E. Filosofi Matematika

Berbagai filsuf modern matematika memiliki pandangan yang konsisten dengan beberapa jika tidak semua tesis konstruktivisme sosial. Di sini kita menggambar bersama beberapa titik kontak antara mereka dan konstruktivisme sosial.

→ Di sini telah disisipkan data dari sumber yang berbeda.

static hipError_t ctx_alloc(ipkgpu_ctx* ctx, void** out, size_t bytes)
{
    bytes = std::max<size_t>((bytes + 255) & ~(size_t)255, 256);
    size_t best = (size_t)-1;
    for (size_t i = 0; i < ctx->free_blocks.size(); ++i) {
        const size_t cap = ctx->free_blocks[i].second;
        if (cap >= bytes && cap <= bytes + bytes / 2 + (1 << 20) && (best == (size_t)-1 || cap < ctx->free_blocks[best].second)) best = i;
    }
    if (best != (size_t)-1) {
        *out = ctx->free_blocks[best].first;
        ctx->live_blocks[*out] = ctx->free_blocks[best].second;
        ctx->cached_bytes -= ctx->free_blocks[best].second;
        ctx->free_blocks.erase(ctx->free_blocks.begin() + best);
        return hipSuccess;
    }
    hipError_t e = hipMalloc(out, bytes);
    if (e != hipSuccess && !ctx->free_blocks.empty()) {
        for (auto& b : ctx->free_blocks) (void)hipFree(b.first);
        ctx->free_blocks.clear(); ctx->cached_bytes = 0;
        (void)hipGetLastError();
        e = hipMalloc(out, bytes);
    }
    if (e == hipSuccess) ctx->live_blocks[*out] = bytes;
    return e;
}
static void ctx_release(ipkgpu_ctx* ctx, void* p)
{
    if (!p) return;
    auto it = ctx->live_blocks.find(p);
    if (it == ctx->live_blocks.end()) { (void)hipFree(p); return; }
    const size_t cap = it->second;
    ctx->live_blocks.erase(it);
    if (ctx->cached_bytes + cap <= ctx->cache_limit) { ctx->free_blocks.push_back({p, cap}); ctx->cached_bytes += cap; }
    else (void)hipFree(p);
}

static constexpr uint64_t WAVE_PER_ITEM_SPAN = 1ull << 24;

static hipError_t ctx_alloc_atleast(ipkgpu_ctx* ctx, void** out, size_t min_bytes, size_t want_bytes, size_t* got)
{
    min_bytes = std::max<size_t>((min_bytes + 255) & ~(size_t)255, 256);
    want_bytes = std::max(want_bytes, min_bytes);
    size_t best = (size_t)-1;
    for (size_t i = 0; i < ctx->free_blocks.size(); ++i) {
        const size_t cap = ctx->free_blocks[i].second;
        if (cap >= min_bytes && cap <= want_bytes + want_bytes / 2 + (1 << 20) && (best == (size_t)-1 || cap < ctx->free_blocks[best].second)) best = i;
    }
    if (best != (size_t)-1) {
        *out = ctx->free_blocks[best].first;
        *got = ctx->free_blocks[best].second;
        ctx->live_blocks[*out] = *got;
        ctx->cached_bytes -= *got;
        ctx->free_blocks.erase(ctx->free_blocks.begin() + best);
        return hipSuccess;
    }
    const hipError_t e = ctx_alloc(ctx, out, want_bytes);
    if (e == hipSuccess) *got = ctx->live_blocks[*out];
    return e;
}

extern "C" {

Beberapa filsuf menekankan arti penting sejarah dan aspek empiris dari matematika untuk filsafat. Kitcher (1984) mendirikan sistem mendasarkan pembenaran pengetahuan matematika secara empiris, dengan pembenaran ditransmisikan dari generasi ke generasi oleh komunitas matematika. (Sebuah pembenaran empiris atau kuasi-empiris pengetahuan matematika, menggambarkan pada praktek matematika, juga diadopsi oleh ND Goodman, Wang, P. Davis, Hersh, Wilder, Grabber, Tymoczko (semua dalam Tymoczko, 1986), Tymoczko (1986a), Stolzenberg (1984), MacLane (1981), McCleary dan McKinney (1986), dan Davis (1974) Jadi suatu cara pemindahan dari tampilan aprioristic tradisional atau pembenaran matematika,. seperti yang dianjurkan oleh konstruktivisme sosial, adalah luas. Sejumlah sumbangsi lainnya tesis konstruktivisme sosial yang dianut oleh filsuf matematika. Sudut pandang conventionalist tersirat dalam beberapa karya penulis ini. Mereka yang membuat eksplisit termasuk Stolzenberg (1984), serta Bloor, Quine dan Wittgenstein, dikutip di atas, dan lain-lain disebutkan dalam Bab 2. Selain itu, tesis bahwa obyek matematika adalah abstrak konstruksi diusulkan oleh Davis (1974) dan Machover (1983). Tidak seperti perbandingan satu demi satu, dua filsuf yang telah mengantisipasi banyak filsafat konstruktivis sosial dari matematika adalah Bloor (1973, 1976, 1978, 1983, 1984) dan Tymoczko (1985, 1986, 1986a). Keduanya berpendapat bahwa obyektivitas dalam matematika terbaik dapat dipahami dalam hal penerimaan sosial, dan memanfaatkan karya seminal dari Wittgenstein dan Lakatos. Meskipun paradigma baru belum sepenuhnya diterima, konstruktivisme sosial masih aman dalam perkembangan tradisi kuasi-empiris. Selain ini, beberapa filsuf kontemporer mulai mengusulkan pendekatan serupa dengan filosofi matematika dan koheren dengan konstruktivisme sosial.